Source data
^^^^^^^^

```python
def load_library(path: str | os.PathLike | None = None) -> C.CDLL:
    global _lib
    if _lib is not None and path is None:
        return _lib
    p = Path(path) if path else Path(os.environ.get("PCP_LIB", LIB_PATH))
    if not p.exists():
        raise OSError(f"libpcp.so not found at {p}: run __graft_entry__.build() "
                      f"(make -C pointcloud_processor_amd/csrc)")
    lib = C.CDLL(str(p), mode=C.RTLD_GLOBAL)
# ... 562 lines not shown
    def debug_exclusive_scan(self, a: np.ndarray) -> np.ndarray:
        a = np.ascontiguousarray(a, np.uint32)
        out = np.zeros(a.size + 1, np.uint32)
        self._check(self.lib.pcp_debug_exclusive_scan(self.h, _ptr(a), a.size, _ptr(out)),
                    "pcp_debug_exclusive_scan")
        return out

    def debug_fine_copy(self):
        geo = FineGeo()
        self._check(self.lib.pcp_debug_fine_copy(self.h, C.byref(geo), None, 0, None, 0, None, 0),
                    "pcp_debug_fine_copy")
        d = {k: getattr(geo, k) for k, _ in geo._fields_}
        if not geo.built:
            return d, None, None, None
        frec = np.zeros(geo.frec_bytes, np.uint8)
        wpts = np.zeros(geo.wpts_bytes, np.uint8)
        pts = np.zeros((geo.n_points, 4), np.float32)
        self._check(self.lib.pcp_debug_fine_copy(self.h, C.byref(geo), _ptr(frec), frec.nbytes,
                                                 _ptr(wpts), wpts.nbytes, _ptr(pts), pts.nbytes),
                    "pcp_debug_fine_copy")
        return d, frec, wpts, pts

    def debug_fine_pivot(self):
        geo = FinePivotGeo()
        self._check(self.lib.pcp_debug_fine_pivot(self.h, C.byref(geo), None, 0),
                    "pcp_debug_fine_pivot")
        d = {k: getattr(geo, k) for k, _ in geo._fields_}
        if not geo.built:
            return d, None
        piv = np.zeros((geo.n_slots, 3), np.float32)
        self._check(self.lib.pcp_debug_fine_pivot(self.h, C.byref(geo), _ptr(piv), piv.nbytes),
                    "pcp_debug_fine_pivot")
        return d, piv

    def score_matrix(self, poses5, zx120_pose5, params: VlParams):
        poses = np.ascontiguousarray(poses5, np.float64).reshape(-1, 5)
        zx = np.ascontiguousarray(zx120_pose5, np.float64)
        C_ = self.cells_count()
        P = poses.shape[0]
        sm = np.zeros((max(P, 1), max(C_, 1)), np.float64)
        sz = np.zeros(max(C_, 1), np.float64)
        self._check(self.lib.pcp_score_matrix(self.h, _ptr(poses), P, _ptr(zx), C.byref(params),
                                              _ptr(sm), _ptr(sz)), "pcp_score_matrix")
        return sm[:P, :C_].copy(), sz[:C_].copy()

    def place_sensors(self, poses5, zx120_pose5, params: VlParams, k_max: int,
                      min_separation: float = 0.0, want_round_totals: bool = False,
                      want_cells: bool = False, reserved: int = 0) -> dict:
        poses = np.ascontiguousarray(poses5, np.float64).reshape(-1, 5)
        zx = np.ascontiguousarray(zx120_pose5, np.float64)
        P = poses.shape[0]
        pp = PlaceParams(int(k_max), int(reserved), float(min_separation))
        kk = max(min(int(k_max), PLACE_MAX), 1)
        sel = np.full(kk, -1, np.int64)
        tot = np.zeros(kk, np.float64)
        cov = np.zeros(kk, np.int32)
        rt = np.zeros((kk, max(P, 1)), np.float64) if want_round_totals else None
        C_ = self.cells_count() if want_cells else 0
        cs = np.zeros(max(C_, 1), np.float64) if want_cells else None
        co = np.zeros(max(C_, 1), np.int32) if want_cells else None
        zt, zc, ns = C.c_double(), C.c_int32(), C.c_int32()
        self._check(self.lib.pcp_place_sensors(self.h, _ptr(poses) if P else None, P, _ptr(zx),
                                               C.byref(params), C.byref(pp), _ptr(sel), _ptr(tot),
                                               _ptr(cov), _ptr(rt), _ptr(cs), _ptr(co),
                                               C.byref(zt), C.byref(zc), C.byref(ns)),
                    "pcp_place_sensors")
# ... 310 lines not shown
```

### pointcloud_processor_amd/_stamps.py

```python
from __future__ import annotations

import hashlib
import os
from pathlib import Path

ROOT = Path(__file__).resolve().parents[1]
CSRC = ROOT / "pointcloud_processor_amd" / "csrc"
_COMMON = ["pcp_internal.hpp", "Makefile", "../../include/pcp_abi.h"]
WORKLOAD_SOURCES = {
    "fan": ["pcp_vlidar.hip", "pcp_fine.hip", "pcp_index.hip", "pcp_stencil.hpp",
            "pcp_grid.hpp", "pcp_fan_clear.hpp", "pcp_fan_clip.hpp", "pcp_fan_pivot.hpp"] + _COMMON,
    "filter": ["pcp_filter.hip", "pcp_rigid.hpp"] + _COMMON,
    "cells": ["pcp_vlidar.hip", "pcp_fine.hip", "pcp_index.hip", "pcp_stencil.hpp",
              "pcp_grid.hpp", "pcp_fan_clear.hpp", "pcp_fan_clip.hpp", "pcp_fan_pivot.hpp"] + _COMMON,
}


def workload_stamp(key: str) -> str:
    h = hashlib.sha256(os.environ.get("EXTRA", "").encode())
    for name in WORKLOAD_SOURCES[key]:
        f = (CSRC / name).resolve()
        h.update(name.encode())
        h.update(f.read_bytes())
    return h.hexdigest()[:16]
```

### pointcloud_processor_amd/csrc/pcp_context.hip

```cpp
#include <cmath>
#include <cstdio>
#include <dlfcn.h>
#include <execinfo.h>
#include <cstdarg>
#include <cstdlib>
#include <cstring>
#include <new>

#include "pcp_fan_clip.hpp"
#include "pcp_internal.hpp"

namespace pcp {

int set_err(pcp_ctx *ctx, int code, const char *fmt, ...) {
    if (ctx) {
        char buf[512];
        va_list ap;
        va_start(ap, fmt);
        vsnprintf(buf, sizeof(buf), fmt, ap);
        va_end(ap);
        ctx->err = buf;
    }
    return code;
}
// ... 564 lines not shown
int pcp_alloc_stats(uint64_t *device_reallocs, uint64_t *pinned_reallocs, uint64_t *bytes) {
    if (device_reallocs) *device_reallocs = alloc_count(0);
    if (pinned_reallocs) *pinned_reallocs = alloc_count(1);
    if (bytes) *bytes = alloc_count(2);
    return PCP_OK;
}

int pcp_device_count(int *n) {
    if (!n) return PCP_E_INVALID;
    int c = 0;
    if (hipGetDeviceCount(&c) != hipSuccess) c = 0;
    *n = c;
    return PCP_OK;
}
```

^^^^^^^^

> [Aim of the exercise] Return every entry verbatim.

> [Task response]
```python
def load_library(path: str | os.PathLike | None = None) -> C.CDLL:
    global _lib
    if _lib is not None and path is None:
        return _lib
    p = Path(path) if path else Path(os.environ.get("PCP_LIB", LIB_PATH))
    if not p.exists():
        raise OSError(f"libpcp.so not found at {p}: run __graft_entry__.build() "
                      f"(make -C pointcloud_processor_amd/csrc)")
    lib = C.CDLL(str(p), mode=C.RTLD_GLOBAL)
# ... 562 lines not shown
    def debug_exclusive_scan(self, a: np.ndarray) -> np.ndarray:
        a = np.ascontiguousarray(a, np.uint32)
        out = np.zeros(a.size + 1, np.uint32)
        self._check(self.lib.pcp_debug_exclusive_scan(self.h, _ptr(a), a.size, _ptr(out)),
                    "pcp_debug_exclusive_scan")
        return out

    def debug_fine_copy(self):
        geo = FineGeo()
        self._check(self.lib.pcp_debug_fine_copy(self.h, C.byref(geo), None, 0, None, 0, None, 0),
                    "pcp_debug_fine_copy")
        d = {k: getattr(geo, k) for k, _ in geo._fields_}
        if not geo.built:
            return d, None, None, None
        frec = np.zeros(geo.frec_bytes, np.uint8)
        wpts = np.zeros(geo.wpts_bytes, np.uint8)
        pts = np.zeros((geo.n_points, 4), np.float32)
        self._check(self.lib.pcp_debug_fine_copy(self.h, C.byref(geo), _ptr(frec), frec.nbytes,
                                                 _ptr(wpts), wpts.nbytes, _ptr(pts), pts.nbytes),
                    "pcp_debug_fine_copy")
        return d, frec, wpts, pts

    def debug_fine_pivot(self):
        geo = FinePivotGeo()
        self._check(self.lib.pcp_debug_fine_pivot(self.h, C.byref(geo), None, 0),
                    "pcp_debug_fine_pivot")
        d = {k: getattr(geo, k) for k, _ in geo._fields_}
        if not geo.built:
            return d, None
        piv = np.zeros((geo.n_slots, 3), np.float32)
        self._check(self.lib.pcp_debug_fine_pivot(self.h, C.byref(geo), _ptr(piv), piv.nbytes),
                    "pcp_debug_fine_pivot")
        return d, piv

    def score_matrix(self, poses5, zx120_pose5, params: VlParams):
        poses = np.ascontiguousarray(poses5, np.float64).reshape(-1, 5)
        zx = np.ascontiguousarray(zx120_pose5, np.float64)
        C_ = self.cells_count()
        P = poses.shape[0]
        sm = np.zeros((max(P, 1), max(C_, 1)), np.float64)
        sz = np.zeros(max(C_, 1), np.float64)
        self._check(self.lib.pcp_score_matrix(self.h, _ptr(poses), P, _ptr(zx), C.byref(params),
                                              _ptr(sm), _ptr(sz)), "pcp_score_matrix")
        return sm[:P, :C_].copy(), sz[:C_].copy()

    def place_sensors(self, poses5, zx120_pose5, params: VlParams, k_max: int,
                      min_separation: float = 0.0, want_round_totals: bool = False,
                      want_cells: bool = False, reserved: int = 0) -> dict:
        poses = np.ascontiguousarray(poses5, np.float64).reshape(-1, 5)
        zx = np.ascontiguousarray(zx120_pose5, np.float64)
        P = poses.shape[0]
        pp = PlaceParams(int(k_max), int(reserved), float(min_separation))
        kk = max(min(int(k_max), PLACE_MAX), 1)
        sel = np.full(kk, -1, np.int64)
        tot = np.zeros(kk, np.float64)
        cov = np.zeros(kk, np.int32)
        rt = np.zeros((kk, max(P, 1)), np.float64) if want_round_totals else None
        C_ = self.cells_count() if want_cells else 0
        cs = np.zeros(max(C_, 1), np.float64) if want_cells else None
        co = np.zeros(max(C_, 1), np.int32) if want_cells else None
        zt, zc, ns = C.c_double(), C.c_int32(), C.c_int32()
        self._check(self.lib.pcp_place_sensors(self.h, _ptr(poses) if P else None, P, _ptr(zx),
                                               C.byref(params), C.byref(pp), _ptr(sel), _ptr(tot),
                                               _ptr(cov), _ptr(rt), _ptr(cs), _ptr(co),
                                               C.byref(zt), C.byref(zc), C.byref(ns)),
                    "pcp_place_sensors")
# ... 310 lines not shown
```

### pointcloud_processor_amd/_stamps.py

```python
from __future__ import annotations

import hashlib
import os
from pathlib import Path

ROOT = Path(__file__).resolve().parents[1]
CSRC = ROOT / "pointcloud_processor_amd" / "csrc"
_COMMON = ["pcp_internal.hpp", "Makefile", "../../include/pcp_abi.h"]
WORKLOAD_SOURCES = {
    "fan": ["pcp_vlidar.hip", "pcp_fine.hip", "pcp_index.hip", "pcp_stencil.hpp",
            "pcp_grid.hpp", "pcp_fan_clear.hpp", "pcp_fan_clip.hpp", "pcp_fan_pivot.hpp"] + _COMMON,
    "filter": ["pcp_filter.hip", "pcp_rigid.hpp"] + _COMMON,
    "cells": ["pcp_vlidar.hip", "pcp_fine.hip", "pcp_index.hip", "pcp_stencil.hpp",
              "pcp_grid.hpp", "pcp_fan_clear.hpp", "pcp_fan_clip.hpp", "pcp_fan_pivot.hpp"] + _COMMON,
}


def workload_stamp(key: str) -> str:
    h = hashlib.sha256(os.environ.get("EXTRA", "").encode())
    for name in WORKLOAD_SOURCES[key]:
        f = (CSRC / name).resolve()
        h.update(name.encode())
        h.update(f.read_bytes())
    return h.hexdigest()[:16]
```

### pointcloud_processor_amd/csrc/pcp_context.hip

```cpp
#include <cmath>
#include <cstdio>
#include <dlfcn.h>
#include <execinfo.h>
#include <cstdarg>
#include <cstdlib>
#include <cstring>
#include <new>

#include "pcp_fan_clip.hpp"
#include "pcp_internal.hpp"

namespace pcp {

int set_err(pcp_ctx *ctx, int code, const char *fmt, ...) {
    if (ctx) {
        char buf[512];
        va_list ap;
        va_start(ap, fmt);
        vsnprintf(buf, sizeof(buf), fmt, ap);
        va_end(ap);
        ctx->err = buf;
    }
    return code;
}
// ... 564 lines not shown
int pcp_alloc_stats(uint64_t *device_reallocs, uint64_t *pinned_reallocs, uint64_t *bytes) {
    if (device_reallocs) *device_reallocs = alloc_count(0);
    if (pinned_reallocs) *pinned_reallocs = alloc_count(1);
    if (bytes) *bytes = alloc_count(2);
    return PCP_OK;
}

int pcp_device_count(int *n) {
    if (!n) return PCP_E_INVALID;
    int c = 0;
    if (hipGetDeviceCount(&c) != hipSuccess) c = 0;
    *n = c;
    return PCP_OK;
}
```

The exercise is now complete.